Monitoring & Observability

Crossplane has two aspects to consider for monitoring and observability. Monitoring Crossplane itself, and composing capabilities to offer monitored resources upon issuing a claim.

Crossplane and provider observability

To enable metrics for Crossplane, you must configure the option metrics.enabled and set it to true. Do this during the initial install of Crossplane, or at any time while it is running. For instance, when using the Upbound up uxp install or up uxp upgrade command.

The metrics that Crossplane and its providers emit are available at port 8080 under the /metrics URL path. Pick up the metrics feed with Prometheus or a Prometheus compatible scraper. The specific metrics inform about the Crossplane and provider Kubernetes pod performance. They include the following categories:

  • Certwatcher Read Requests and Errors
  • Controller Runtime Reconciliation Counts
  • Go Memory and Threads
  • Leader Election Status
  • Process CPU and Memory
  • Rest Client Requests
  • Work queue Depth and Processing Duration
  • Provider Processes

After you’ve enabled metrics emission in Crossplane, you should use a tool to collect the emitted logs and metrics. Your org may already be using one of the third-party solutions that integrate with Kubernetes for monitoring. Examples include as Datadog, Grafana, or New Relic. You should use these with Crossplane.
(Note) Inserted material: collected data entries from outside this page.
+template <int NCH, int NLO, int D, bool S2 = false>
+__global__ __launch_bounds__(512) void gemm_k1_stationary_kernel(const YondConvDesc d) {
+    constexpr int WS = NCH % 2 == 0 ? 2 : 3;
+    static_assert(NCH % D == 0 && NCH % WS == 0 && D >= 2 && NLO > 0 && NLO < NCH, "the ring holds whole rounds of a segment's chunks");
+    constexpr int NHI = NCH - NLO;
+    constexpr int CRC = S2 ? NHI / 2 : NHI;
+    constexpr int FILM_OFF = NCH * 1024, EP_OFF = FILM_OFF + 16 * 128, EPS = 36;
+    extern __shared__ __attribute__((aligned(16))) float smem[];
+    const int tid = threadIdx.x, lane = tid & 63, wave = __builtin_amdgcn_readfirstlane(tid >> 6);
+    const int li = lane & 31, lh = lane >> 5;
+    const int Cr = d.Cout / 4, nct = d.Cout / 64;
+    const int per_xcd = gridDim.x / 8;
+    const int bx = blockIdx.x % 8, bj = blockIdx.x / 8;
+    const int ct = bj % nct, grp = bx * (per_xcd / nct) + bj / nct, ngrp = gridDim.x / nct;
+    const bool clk_on = d.clk != nullptr && blockIdx.x == 0 && tid == 0;
+    unsigned long long clk_c0 = 0, clk_r0 = 0;
+    if (clk_on) { clk_c0 = __builtin_amdgcn_s_memtime(); clk_r0 = __builtin_amdgcn_s_memrealtime(); }
+
+    {
+        const f32x4* wsrc = (const f32x4*)(d.wpk + (size_t)ct * NCH * 1024);
+        f32x4* wl = (f32x4*)smem;
+        for (int i = tid; i < NCH * 256; i += 512) wl[i] = wsrc[i];
+        float* film = smem + FILM_OFF;
+        const int nfilm = d.ebatch ? d.N : 1;
+        for (int i = tid; i < nfilm * 128; i += 512) {
+            const int im = i >> 7, k = i & 127;
+            const int cb = (ct * 64 + (k & 63)) % Cr;
+            film[i] = k < 64 ? (d.escale ? d.escale[im * Cr + cb] : 1.0f) : (d.eshift ? d.eshift[im * Cr + cb] : 0.0f);
+        }
+    }
+    __syncthreads();
+
+    const int nsx = (d.W + 31) / 32;
+    const long long nseg = (long long)d.N * d.H * nsx;
+    const long long sstep = 8LL * ngrp;
+    const long long s0 = grp + (long long)ngrp * wave;
+    if (s0 < nseg) {
+        const bool rev = d.tile_order != 0;
+        const size_t PS0 = (size_t)YOND_SP_PLANE_UNITS(d.H, d.W) * 16, PS1 = (size_t)YOND_SP_PLANE_UNITS(2 * d.H, 2 * d.W) * 16;
+        const int sp = S2 ? 2 * ct : (ct * 64) / Cr, cb0 = S2 ? 0 : (ct * 64) % Cr;
+        const int Hout = 2 * d.H, Wout = 2 * d.W;
+        const float slope_eff = d.post_act == 2 ? d.slope : 1.0f;
+        struct Geo { int n, y, x; unsigned vlo, vhi, vhi1; };
+        auto geo = [&](long long s) {
+            Geo g;
+            const long long t = rev ? nseg - 1 - s : s;
+            const int per = d.H * nsx;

Managed resource observability

When you design your custom APIs, they map to provider capabilities through compositions. It’s a good practice to identify which observability features to provision along with those resources. Amazon AWS, Google GCP and Microsoft Azure provider families all include aspects of observability provisioning features. For example, provider-gcp-monitoring gives you access to a rich set of Google Cloud metrics. Amazon provider-aws-cloudwatch allows setting of alarm triggers and Microsoft provider-azure-logz enables monitoring of event logs. Also, the Upbound Marketplace has a couple of related providers, such as provider-grafana and provider-newrelic.
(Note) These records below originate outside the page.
@@ -86,34 +121,7 @@
         return 0;
     }
     if (rows.rows == 0) return 2;
-    if (search_basis && rows.rows >= 2 && rows.rows <= 4) {
-        const int R = rows.rows;
-        const unsigned ncomb = (1u << R) - 1;
-        std::vector<unsigned> cur(static_cast<size_t>(R)), best;
-        std::vector<int> idx(static_cast<size_t>(R));
-        for (int i = 0; i < R; i++) idx[size_t(i)] = i + 1;
-        double best_cost = 1e30;
-        int tried = 0;
-        for (;;) {
-            for (int i = 0; i < R; i++) cur[size_t(i)] = unsigned(idx[size_t(i)]);
-            swec::CodegenOptions o = opt;
-            o.basis = cur;
-            swec::CodegenStats cs;
-            swec::generate_combine(rows, name, o, &cs);
-            const double c = step_cost * cs.xtime_steps + cs.xor_ops;
-            tried++;
-            if (c < best_cost - 1e-9) { best_cost = c; best = cur; }
-            int i = R - 1;
-            while (i >= 0 && idx[size_t(i)] == int(ncomb) - (R - 1 - i)) i--;
-            if (i < 0) break;
-            idx[size_t(i)]++;
-            for (int j = i + 1; j < R; j++) idx[size_t(j)] = idx[size_t(j - 1)] + 1;
-        }
-        opt.basis = best;
-        fprintf(stderr, "search-basis: %d bases tried, best cost %.1f, masks", tried, best_cost);
-        for (unsigned m : best) fprintf(stderr, " %u", m);
-        fprintf(stderr, "\n");
-    }
+    if (search_basis) opt.basis = best_basis(rows, name, opt, step_cost);
     swec::CodegenStats st;
     fputs(swec::generate_combine(rows, name, opt, &st).c_str(), stdout);
     return 0;
diff --git a/seaweedfs_b200/csrc/device_common.cuh b/seaweedfs_b200/csrc/device_common.cuh
--- a/seaweedfs_b200/csrc/device_common.cuh
+++ b/seaweedfs_b200/csrc/device_common.cuh
@@ -96,41 +96,73 @@
     for (int r = 0; r < R; r++) o[r].w = y[r];
 }
 
-template <class Combiner, bool BLOCKED, int UNROLL = 1>
+template <int OFF>
+__device__ __forceinline__ uint4 swec_ldg_stream_at(const u8* p) {
+    uint4 r;
+    asm volatile("ld.global.nc.L1::no_allocate.L2::128B.v4.u32 {%0, %1, %2, %3}, [%4+%5];"
+                 : "=r"(r.x), "=r"(r.y), "=r"(r.z), "=r"(r.w)
+                 : "l"(p), "n"(OFF));
+    return r;
+}
+template <int OFF>
+__device__ __forceinline__ void swec_stg_stream_at(u8* p, const uint4& v) {
+    asm volatile("st.global.cs.v4.u32 [%0+%1], {%2, %3, %4, %5};" ::"l"(p), "n"(OFF), "r"(v.x), "r"(v.y), "r"(v.z),
+                 "r"(v.w)
+                 : "memory");
+}
+
+template <class Combiner, bool BLOCKED>
+__device__ __noinline__ void swec_horner_vec(const SwecApplyParams& p, u64 v) {
+    constexpr int K = Combiner::K, R = Combiner::R;
+    u64 ioff = v << 4;
+    if (BLOCKED) ioff += (p.block_shift >= 0 ? (v >> p.block_shift) : (v / p.block_vecs)) * p.row_extra;
+    uint4 d[K], o[R];
+#pragma unroll
+    for (int i = 0; i < K; i++) d[i] = swec_ldg_stream(p.in[i] + ioff);
+    swec_combine_vec<Combiner>(d, o);
+#pragma unroll
+    for (int r = 0; r < R; r++) swec_stg_stream(p.out[r] + (v << 4), o[r]);
+}
+
+template <class Combiner, bool BLOCKED, int UNROLL, int THREADS>
 __device__ __forceinline__ void swec_horner_body(const SwecApplyParams& p) {
     constexpr int K = Combiner::K, R = Combiner::R;
-    auto in_offset = [&](u64 vv) -> u64 {
-        u64 ioff = vv << 4;
+    constexpr u64 kTile = u64(THREADS) * UNROLL;
+    constexpr int kSliceBytes = THREADS * 16;
+    static_assert(UNROLL == 1 || UNROLL == 2, "one or two column slices per thread");
+    const u64 nvec = p.nvec;
+    const bool rows_whole = !BLOCKED || (p.block_vecs % kTile == 0 && p.block_vecs != 0);
+    const u64 whole_end = (rows_whole && nvec / kTile < 0xffffffffull) ? nvec - nvec % kTile : 0;
+    u32 tiles_per_row = 0;
+    if (BLOCKED && rows_whole && p.block_shift < 0) {
+        const u64 tpr = p.block_vecs / kTile;
+        tiles_per_row = tpr < 0xffffffffull ? u32(tpr) : 0xffffffffu;
+    }
+    const u64 stride = u64(gridDim.x) * kTile;
+    for (u64 base = u64(blockIdx.x) * kTile; base < whole_end; base += stride) {
+        const u64 off = (base + threadIdx.x) << 4;
+        u64 ioff = off;
         if (BLOCKED) {
-            const u64 row = p.block_shift >= 0 ? (vv >> p.block_shift) : (vv / p.block_vecs);
+            const u64 row = p.block_shift >= 0 ? (base >> p.block_shift) : u64(u32(base / kTile) / tiles_per_row);
             ioff += row * p.row_extra;
         }
-        return ioff;
-    };
-    const u64 tile = (u64)blockDim.x * UNROLL;
-    const u64 stride = (u64)gridDim.x * tile;
-    for (u64 base = (u64)blockIdx.x * tile; base < p.nvec; base += stride) {
         uint4 d[UNROLL][K];
-        bool live[UNROLL];
 #pragma unroll
-        for (int u = 0; u < UNROLL; u++) {
-            const u64 v = base + (u64)u * blockDim.x + threadIdx.x;
-            live[u] = v < p.nvec;
-            if (live[u]) {
-                const u64 ioff = in_offset(v);
+        for (int i = 0; i < K; i++) {
+            const u8* src = p.in[i] + ioff;
+            d[0][i] = swec_ldg_stream_at<0>(src);
+            if (UNROLL > 1) d[UNROLL > 1 ? 1 : 0][i] = swec_ldg_stream_at<kSliceBytes>(src);
+        }
+        uint4 o[UNROLL][R];
 #pragma unroll
-                for (int i = 0; i < K; i++) d[u][i] = swec_ldg_stream(p.in[i] + ioff);
-            }
-        }
+        for (int u = 0; u < UNROLL; u++) swec_combine_vec<Combiner>(d[u], o[u]);
 #pragma unroll
-        for (int u = 0; u < UNROLL; u++) {
-            if (live[u]) {
-                uint4 o[R];
-                swec_combine_vec<Combiner>(d[u], o);
-                const u64 off = (base + (u64)u * blockDim.x + threadIdx.x) << 4;
-#pragma unroll
-                for (int r = 0; r < R; r++) swec_stg_stream(p.out[r] + off, o[r]);
-            }
+        for (int r = 0; r < R; r++) {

You may want to automatically create dashboards for the resources you might compose when receiving a resource claim from your application teams. It creates a better experience for them because they now have insight into the health of the resources that they just claimed. Based on your organization’s needs and the specific requirements of your own customers, engage in discussions with them what they would like to see.